Car les clubbers ont la bougeotte et n'hésitent plus à prendre l'avion ou le train pour s'éclater le temps d'une soirée ou d'un court séjour. C'est le cas de Simon, 27 ans, qui a passé cinq jours de folie à Barcelone avec deux amis l'été dernier. Il n'a pas vu grand-chose de la cité catalane : « Si tu y fais vraiment la fête, tu pars en boîte à 3 heures du matin et tu rentres à 8 ou 9 heures. Et j'ai rencontré beaucoup de Français qui étaient dans la même logique que nous. »


Faire la fiesta, de Barcelone à Zagreb

Berlin et Barcelone ne sont pas les seules villes sur le Vieux Continent à accueillir des touristes noctambules déchaînés. « Quand on fait l'aller-retour dans le week-end, le mieux c'est Bruxelles ou Londres. Si on dispose de plus de temps, c'est Berlin, Barcelone, Cologne ou Rotterdam. Sans oublier Bratislava, Zagreb ou Budapest », assure Christophe Vix-Gras, président de l'association Technopol, qui organise la Technoparade.

Clubbers de tous les pays unissez-vous ! La fiesta n'a plus de frontières. Pour Jean Da Luz, rédacteur en chef du site Tourmag.com, le tourisme festif n'est pas nouveau. « Avant, il était réservé à une élite ou à des transfrontaliers comme les Finlandais, qui avaient fait de l'Estonie leur pub. Mais l'essor des compagnies low cost a tout changé depuis deux/trois ans en France, depuis un peu plus longtemps dans le reste de l'Europe. » Aujourd'hui, place à la décentralisation et à la démocratisation des nuits chaudes ! Les aéroports se multiplient en Province et permettent de relier directement Nice à Berlin ou Limoges à Londres.

Les Parisiens n'ont donc plus le monopole du nomadisme festif. Ils conservent tout de même quelques avantages. Sous le slogan évocateur « Fêtards fuyons! », le Thalys Night propose depuis 2004 un Paris-Bruxelles, départ le samedi, retour le dimanche pour 30 euros. Avec le projet d'étendre l'offre à Cologne et à Amsterdam. Idem pour le Night Trip d'Eurostar avec un aller-retour Paris-Londres ou Lille-Londres à 60 euros.


La guerre de la nuit

La révolution des transports inciterait donc à passer ses nuits à l'étranger. Une explication un peu faible pour Christophe Vix-Gras : « Les gens se déplacent pour l'espace des mégaclubs, les prix abordables, les services, l'ambiance, une offre énorme de lieux pour faire la fête, et surtout pour des établissements et des transports en commun ouverts toute la nuit. Pas vraiment le cas de Paris, qui risque de se vider de ses clubbers. »

La ville lumière perdrait-elle de son intensité au point de se retrouver à la traîne de l'Europe de la nuit ? Un retard confirmé par Rémy Knafou, directeur de l'Irest à Paris-I (Institut de recherche et d'études supérieures du tourisme) : « La concurrence entre les métropoles est incessante et le tourisme festif est l'un des éléments de cette compétition. Londres cherche à entretenir cette image de ville festive, alors que Paris connaît des faiblesses structurelles à ce niveau. D'où, en réponse, le lancement de la première Nuit Blanche en 2002. »

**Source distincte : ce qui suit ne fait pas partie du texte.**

struct ScCtrl {
  uint64_t plane_full[kMaxRing], plane_empty[kMaxRing];
  uint64_t w_full[kMaxW], w_empty[kMaxW];
  uint64_t acc_full[2], acc_empty[2];
  uint64_t res_full, res_empty;
  uint32_t tmem_base;
};

struct ScRes {
  const CUtensorMap* map_r;
  uint32_t res_u32;
  uint32_t ident_u32;
  uint32_t bar_rf, bar_re;
  uint32_t idesc_r;
  int cp;
};
constexpr int kResBytes = 256 * 128;

struct Col { int n, y0, x0, zb; };

__device__ __forceinline__ Col decode_col(const ScArgs& a, int c) {
  Col r;
  r.zb = 0;
  if (a.nz > 1) { r.zb = (c % a.nz) * a.zc - 1;  c /= a.nz; }
  r.x0 = (c % a.cols_x) * kTX;  c /= a.cols_x;
  r.y0 = (c % a.cols_y) * kTY;  c /= a.cols_y;
  r.n = c;
  return r;
}

__device__ __forceinline__ int cta_cols(const ScArgs& a) {
  return a.pair ? a.ncols_max : (a.total_cols - (int)blockIdx.x + (int)gridDim.x - 1) / (int)gridDim.x;
}

__device__ __forceinline__ uint64_t desc_hi(uint32_t sbo, int row_bytes) {
  const uint64_t layout = row_bytes == 128 ? 2ull : (row_bytes == 64 ? 4ull : 6ull);
  return (static_cast<uint64_t>(sbo >> 4) << 32) | (1ull << 46) | (layout << 61);
}
__device__ __forceinline__ uint32_t desc_lo(uint32_t addr) { return ((addr & 0x3FFFF) >> 4) | (1u << 16); }

template <int TPS, bool kPair, int NK = 1, bool kRM = false>
__device__ __forceinline__ void sc_produce(const ScArgs& a, ScCtrl& ctrl, uint32_t planes_u32, uint32_t w_u32,
                                           const CUtensorMap* map_x, const CUtensorMap* map_w, const ScRes* rs = nullptr) {
  constexpr int G = 9 * NK / TPS;
  const uint32_t bar_pf = ptx::smem_u32(&ctrl.plane_full[0]), bar_pe = ptx::smem_u32(&ctrl.plane_empty[0]);
  const uint32_t bar_wf = ptx::smem_u32(&ctrl.w_full[0]), bar_we = ptx::smem_u32(&ctrl.w_empty[0]);
  const int D = a.dl, ring = a.ring, w_stages = a.w_stages, ncols = cta_cols(a);
  const int slot_bytes = a.slot_bytes, w_bytes = a.w_bytes, w_tx = a.w_tx;
  const int crank = kPair ? (int)ptx::cluster_ctarank() : 0;
  const bool leader = crank == 0;
  const int w_row0 = kPair ? crank * (3 * a.cp / 2) : 0;
  const int plane_tx = NK * kPlaneRows * a.row_bytes;
  const int kc = a.kc, chunk_stride = a.chunk_stride;
  int ws = 0;  uint32_t wphase = 0;
  int pslot = 0;  uint32_t pphase = 0;
  int pci = 0, pj = 0, issued = 0;
  Col pc = decode_col(a, blockIdx.x);
  auto issue_plane = [&](bool blocking) -> bool {
    if (pci >= ncols) return false;
    const uint32_t be = bar_pe + 8 * pslot, bf = bar_pf + 8 * pslot;
    if (blocking) ptx::mbar_wait_u32(be, pphase ^ 1);
    else if (!ptx::mbar_test_wait_u32(be, pphase ^ 1)) return false;
    if (ptx::elect_one()) {
      if (kPair) {
        if (leader) ptx::mbar_arrive_expect_tx_u32(bf, 2 * plane_tx);
#pragma unroll
        for (int ch = 0; ch < NK; ++ch)
          ptx::tma_load_5d_2sm_u32(planes_u32 + pslot * slot_bytes + ch * chunk_stride, map_x, bf, ch * kc, pc.x0 - 1, pc.y0 - 1, pc.zb + pj, pc.n);
      } else {
        ptx::mbar_arrive_expect_tx_u32(bf, plane_tx);
#pragma unroll
        for (int ch = 0; ch < NK; ++ch)
          ptx::tma_load_5d_u32(planes_u32 + pslot * slot_bytes + ch * chunk_stride, map_x, bf, ch * kc, pc.x0 - 1, pc.y0 - 1, pc.zb + pj, pc.n);
      }
    }
    __syncwarp();
    ++issued;
    if (++pslot == ring) { pslot = 0; pphase ^= 1; }
    if (++pj == D) {
      pj = 0;  ++pci;
      if (pci < ncols) pc = decode_col(a, blockIdx.x + pci * gridDim.x);
    }
    return true;
  };
  int gp = 0;
  [[maybe_unused]] uint32_t rphase = 0;
  [[maybe_unused]] auto load_res = [&](const Col& rc, int p) {
    ptx::mbar_wait_u32(rs->bar_re, rphase ^ 1);
    if (ptx::elect_one()) {
      if (kPair) {
        if (leader) ptx::mbar_arrive_expect_tx_u32(rs->bar_rf, 2 * kResBytes);
        ptx::tma_load_5d_2sm_u32(rs->res_u32, rs->map_r, rs->bar_rf, 0, rc.x0, rc.y0, rc.zb + p, rc.n);
      } else {
        ptx::mbar_arrive_expect_tx_u32(rs->bar_rf, kResBytes);
        ptx::tma_load_5d_u32(rs->res_u32, rs->map_r, rs->bar_rf, 0, rc.x0, rc.y0, rc.zb + p, rc.n);
      }
    }
    __syncwarp();
    rphase ^= 1;
  };
  for (int ci = 0; ci < ncols; ++ci) {
    int rot = 3;
    [[maybe_unused]] const Col rc = decode_col(a, blockIdx.x + ci * gridDim.x);
    if constexpr (kRM) load_res(rc, 0);
    for (int p = 0; p < D; ++p, ++gp) {
      while (issued <= gp) issue_plane(true);
      const int ahead = gp + ring;
#pragma unroll
      for (int g = 0; g < G; ++g) {
        if (issued < ahead) issue_plane(false);
        const uint32_t be = bar_we + 8 * ws, bf = bar_wf + 8 * ws;
        ptx::mbar_wait_u32(be, wphase ^ 1);
        if (ptx::elect_one()) {
          const int tap = rot * 9 + (NK == 2 ? g / 2 : g * TPS), c0 = NK == 2 ? (g & 1) * kc : 0;
          if (kPair) {
            if (leader) ptx::mbar_arrive_expect_tx_u32(bf, 2 * w_tx);
            ptx::tma_load_3d_2sm_u32(w_u32 + ws * w_bytes, map_w, bf, c0, w_row0, tap);
          } else {
            ptx::mbar_arrive_expect_tx_u32(bf, w_tx);
            ptx::tma_load_3d_u32(w_u32 + ws * w_bytes, map_w, bf, c0, 0, tap);
          }
        }
        __syncwarp();
        if (++ws == w_stages) { ws = 0; wphase ^= 1; }
      }
      if constexpr (kRM) { if (p + 1 < D) load_res(rc, p + 1); }
      rot = (p == 0) ? 1 : (rot == 2 ? 0 : rot + 1);
    }
  }
}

Il y a donc une véritable guerre de la nuit en Europe. Et dans ce combat, de nouvelles puissances tentent d'émerger. « On voit en ce moment des cités comme Gênes, Liverpool ou Göteborg qui tentent de se positionner comme ville festive. D'autres jouent, à l'inverse, résolument la carte de la ville patrimoniale comme Venise », explique Philippe Violier, professeur de géographie à l'université d'Angers.

Reste à connaître l'ampleur du phénomène. Mission impossible pour Eric Lefebvre, directeur des achats et des ventes en ligne de Lastminute.com. « On ne peut pas distinguer les fêtards des autres touristes. En plus, il n'est pas à exclure qu'un touriste qui veut faire la fête aille aussi visiter un musée. Mais globalement, le tourisme urbain européen croît énormément. Les réservations de week-ends avec vol et hôtel augmentent de plus de 30 % par an depuis quatre ans sur notre site. » Un engouement qui serait presque en voie de ringardiser les « fiestas playa » d'Ibiza.